Yesterday, development-stage specialty pharma Cardiome (Nasdaq: CRME) announced its year-end 2007 financial results and gave guidance for the future of its top two drugs.

Cardiome's chronic atrial fibrillation (irregular heart rhythm) treatment, oral vernakalant, produced positive interim phase 2b study results earlier this month. But the more interesting story belongs to Cardiome's intravenous vernakalant to treat acute atrial fibrillation.

Cardiome's intravenous (IV) vernakalant has been awaiting an FDA decision on its approval since its PDUFA date of Jan. 19. The FDA delaying approval of a drug is not so unusual; after all, dozens of drugs receive approvable letters every year. What has been so unusual is that although IV vernakalant was almost universally praised by its FDA reviewers and an advisory panel, Cardiome has yet to hear anything back from the FDA except that (as quoted by Cardiome yesterday) "a review is nearing completion and they regret the delay."

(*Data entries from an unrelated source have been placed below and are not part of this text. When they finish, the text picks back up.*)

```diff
-__global__ __launch_bounds__(1024) void snb_vnorm_kernel(const gim_sn_job* __restrict__ jobs, float* __restrict__ out_base, int training) {
-    __shared__ float red[16];
-    const gim_sn_job jb = jobs[blockIdx.x];
-    const int T = jb.KH * jb.KH, K = jb.Cin * T;
-    const int R = min(SN_R, (jb.Cout + 63) / 64);
-    float* part = out_base + jb.off_scratch;
-    float* v_phys = part + (long long)SN_R * K;
-    float* v_out = out_base + jb.off_v;
-    if (training) {
-        float ss = 0.f;
-        for (int p = threadIdx.x; p < K; p += 1024) {
-            float a = 0.f;
-            for (int r = 0; r < R; ++r) a += part[(long long)r * K + p];
-            v_phys[p] = a;
-            ss += a * a;
-        }
-        ss = wave_sum(ss);
-        if ((threadIdx.x & 63) == 0) red[threadIdx.x >> 6] = ss;
-        __syncthreads();
-        float tot = 0.f;
-#pragma unroll
-        for (int i = 0; i < 16; ++i) tot += red[i];
-        const float inv = 1.0f / fmaxf(sqrtf(tot), 1e-12f);
-        for (int p = threadIdx.x; p < K; p += 1024) {
-            const float val = v_phys[p] * inv;
-            const int tap = p / jb.Cin, ci = p - tap * jb.Cin;
-            const int q = ci * T + tap;
-            v_phys[p] = val;
-            jb.v[q] = val;
-            v_out[q] = val;
-        }
-    } else {
-        for (int q = threadIdx.x; q < K; q += 1024) {
-            const int ci = q / T, tap = q - ci * T;
-            const float val = jb.v[q];
-            v_phys[tap * jb.Cin + ci] = val;
-            v_out[q] = val;
-        }
-    }
-}
-
-__global__ __launch_bounds__(256) void snb_rowdot_kernel(const gim_sn_job* __restrict__ jobs, const int2* __restrict__ tab,
-                                                         float* __restrict__ out_base) {
-    const int2 e = tab[blockIdx.x];
-    const gim_sn_job jb = jobs[e.x];
-    const int K = jb.Cin * jb.KH * jb.KH;
-    const int co = e.y * 4 + (threadIdx.x >> 6);
     const int lane = threadIdx.x & 63;
-    if (co >= jb.Cout) return;
     const float* v_phys = out_base + jb.off_scratch + (long long)SN_R * K;
     float* tvec = out_base + jb.off_scratch + (long long)(SN_R + 1) * K;
-    const float* row = jb.w + (long long)co * K;
-    float acc = 0.f;
-    for (int p = lane; p < K; p += 64) acc += row[p] * v_phys[p];
-    acc = wave_sum(acc);
-    if (lane == 0) tvec[co] = acc;
-}
-
-__global__ __launch_bounds__(256) void snb_final_kernel(const gim_sn_job* __restrict__ jobs, float* __restrict__ out_base, int training) {
-    __shared__ float red[4];
-    const gim_sn_job jb = jobs[blockIdx.x];
-    const int K = jb.Cin * jb.KH * jb.KH;
-    const float* tvec = out_base + jb.off_scratch + (long long)(SN_R + 1) * K;
+    const int row0 = (e.y * 4 + (threadIdx.x >> 6)) * e.w;
+    for (int co = row0; co < min(jb.Cout, row0 + e.w); ++co) {
+        const float* row = jb.w + (long long)co * K;
+        float acc = 0.f;
+        int p = lane;
+        for (; p + 7 * 64 < K; p += 8 * 64) {
+            float x[8], y[8];
+#pragma unroll
+            for (int i = 0; i < 8; ++i) {
+                x[i] = row[p + 64 * i];
+                y[i] = v_phys[p + 64 * i];
+            }
+#pragma unroll
+            for (int i = 0; i < 8; ++i) acc = __builtin_fmaf(x[i], y[i], acc);
+        }
+        for (; p < K; p += 64) acc = __builtin_fmaf(row[p], v_phys[p], acc);
+        acc = wave_sum(acc);
+        if (lane == 0) snb_publish(tvec + co, acc);
+    }
+    if (!snb_last_arriver(tickets + 2 * e.x + 1, e.z, &red[4])) return;
+
     float* u_out = out_base + jb.off_u;
     float inv = 0.f;
     if (training) {
@@ -343,15 +442,16 @@
 }
 
 extern "C" int gim_spectral_sigma_batched(const gim_sn_job* jobs, int n_jobs, const int32_t* tab_cols, int n_col_blocks,
-                                          const int32_t* tab_rows, int n_row_blocks, float* out_base, int training, void* stream) {
-    GIM_CHECK_ARG(jobs && n_jobs > 0 && tab_cols && tab_rows && out_base && n_col_blocks > 0 && n_row_blocks > 0,
+                                          const int32_t* tab_rows, int n_row_blocks, float* out_base, int32_t* tickets, int training,
+                                          void* stream) {
+    GIM_CHECK_ARG(jobs && n_jobs > 0 && tab_cols && tab_rows && out_base && tickets && n_col_blocks > 0 && n_row_blocks > 0,
                   "spectral_sigma_batched: bad args");
+    GIM_CHECK_ARG(!((uintptr_t)out_base & 15), "spectral_sigma_batched: out_base on a 16-byte boundary");
     hipStream_t st = (hipStream_t)stream;
-    if (training)
-        hipLaunchKernelGGL(snb_colpart_kernel, dim3(n_col_blocks), dim3(256), 0, st, jobs, reinterpret_cast<const int4*>(tab_cols), out_base);
-    hipLaunchKernelGGL(snb_vnorm_kernel, dim3(n_jobs), dim3(1024), 0, st, jobs, out_base, training);
-    hipLaunchKernelGGL(snb_rowdot_kernel, dim3(n_row_blocks), dim3(256), 0, st, jobs, reinterpret_cast<const int2*>(tab_rows), out_base);
-    hipLaunchKernelGGL(snb_final_kernel, dim3(n_jobs), dim3(256), 0, st, jobs, out_base, training);
+    hipLaunchKernelGGL(snb_colpass_kernel, dim3(n_col_blocks), dim3(256), 0, st, jobs, reinterpret_cast<const int4*>(tab_cols), out_base,
+                       tickets, training);
+    hipLaunchKernelGGL(snb_rowpass_kernel, dim3(n_row_blocks), dim3(256), 0, st, jobs, reinterpret_cast<const int4*>(tab_rows), out_base,
+                       tickets, training);
     return gim_check_launch("gim_spectral_sigma_batched");
 }
 
diff --git a/optimalstrategiesagainstgenerativeattacks_amd/model_blocks.py b/optimalstrategiesagainstgenerativeattacks_amd/model_blocks.py
--- a/optimalstrategiesagainstgenerativeattacks_amd/model_blocks.py
+++ b/optimalstrategiesagainstgenerativeattacks_amd/model_blocks.py
@@ -137,14 +137,14 @@
             o_s, o_u, o_v, o_scr = take(1), take(Cout), take(K), take(10 * K + Cout)
             jobs[j] = (c.weight_orig.data_ptr(), c.weight_u.data_ptr(), c.weight_v.data_ptr(), o_s, o_u, o_v, o_scr, Cout, Cin, KH, 0)
             R = min(8, (Cout + 63) // 64)
-            rows_per = (Cout + R - 1) // R
-            for xb in range((K + 255) // 256):
-                for r in range(R):
-                    cols.append((j, xb, r, rows_per))
-            for rb in range((Cout + 3) // 4):
-                rows.append((j, rb))
+            n_cb = (K + 1023) // 1024
+            cols += [(j, xb, r, n_cb * R) for xb in range(n_cb) for r in range(R)]
+            rpw = 1 if K > 512 else 2 if K > 128 else 4
+            n_rb = (Cout + 4 * rpw - 1) // (4 * rpw)
+            rows += [(j, rb, n_rb, rpw) for rb in range(n_rb)]
             views.append((o_s, o_u, Cout, o_v, K))
-        return ops._DeviceTable(jobs, cols, rows, extra=(len(jobs), len(cols), len(rows), off, views))
+        tickets = [(0, 0)] * len(jobs)
+        return ops._DeviceTable(jobs, cols, rows, tickets, extra=(len(jobs), len(cols), len(rows), off, views))
 
     @torch.no_grad()
     def run(self, rounds, training):
@@ -154,7 +154,7 @@
         if not (w0.is_cuda and w0.dtype == torch.float32):
             raise RuntimeError("weights must be CUDA float32 (got %s on %s): the GIM engine has no CPU path" % (w0.dtype, w0.device))
         tab = self._tables.get(tuple(t.data_ptr() for c in self.convs for t in (c.weight_orig, c.weight_u, c.weight_v)), self._build)
-        (d_jobs, d_cols, d_rows), (n_jobs, n_cols, n_rows, total, views) = tab.ptrs, tab.extra
+        (d_jobs, d_cols, d_rows, d_tickets), (n_jobs, n_cols, n_rows, total, views) = tab.ptrs, tab.extra
         raw = ops._stream()
         tab.use_on_current_stream(raw)
         for c in self.convs:
@@ -165,7 +165,8 @@
             out = self._bufs.get((gen & 1, r))
             if out is None or out.numel() != total or out.device != w0.device:
                 out = self._bufs[(gen & 1, r)] = torch.empty(total, device=w0.device, dtype=torch.float32)
-            _lib.check(_lib.load().gim_spectral_sigma_batched(d_jobs, n_jobs, d_cols, n_cols, d_rows, n_rows, out.data_ptr(), 1 if training else 0, raw),
+            _lib.check(_lib.load().gim_spectral_sigma_batched(d_jobs, n_jobs, d_cols, n_cols, d_rows, n_rows, out.data_ptr(), d_tickets,
+                                                              1 if training else 0, raw),
                        "spectral_sigma_batched")
             for c, (o_s, o_u, Cout, o_v, K) in zip(self.convs, views):
                 c._sn_queue.append((out[o_s:o_s + 1], out[o_u:o_u + Cout], out[o_v:o_v + K], (self, gen)))
```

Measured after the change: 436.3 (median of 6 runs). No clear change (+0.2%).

Cardiome did do one thing yesterday on its conference call that all investors should listen to. It gave a more macro view of the state of the FDA, based on its firsthand experience with the "new" FDA regulatory environment.

At around the nine-minute mark, one analyst asked whether other drugmakers were also experiencing the FDA's inability to review marketing applications in a timely manner. Here's Cardiome's President and Chief Business Officer, Doug Janzen:

I definitely think we, as in Cardiome, and everyone else in the industry is in a new precedent around (the) FDA. ... The FDA has actually come out and said it will be missing (PDUFA) dates ... I think everyone is in a brand new environment ... actually some of the old-timers in the industry are talking about we're back in the old environment where the FDA just doesn't deal with timelines ... from Cardiome's perspective we are in new territory. ... It seems every company we talk to has an FDA kind of story right now. They're missing PDUFA dates, they're missing type-C meetings, they're missing meetings to discuss protocol ... I think the whole industry is in a new environment with (the) FDA right now.

Drugmakers -- like Novartis (NYSE: NVS), with its experience in getting diabetes drug Galvus approved in the U.S., and Sanofi-Aventis (NYSE: SNY), with its weight-loss drug Zimulti -- would probably agree with Cardiome's assessment of the FDA. The takeaway for investors is that it's time to ratchet down expectation for new drug approvals and be ready for a new era in the pharmaceuticals industry.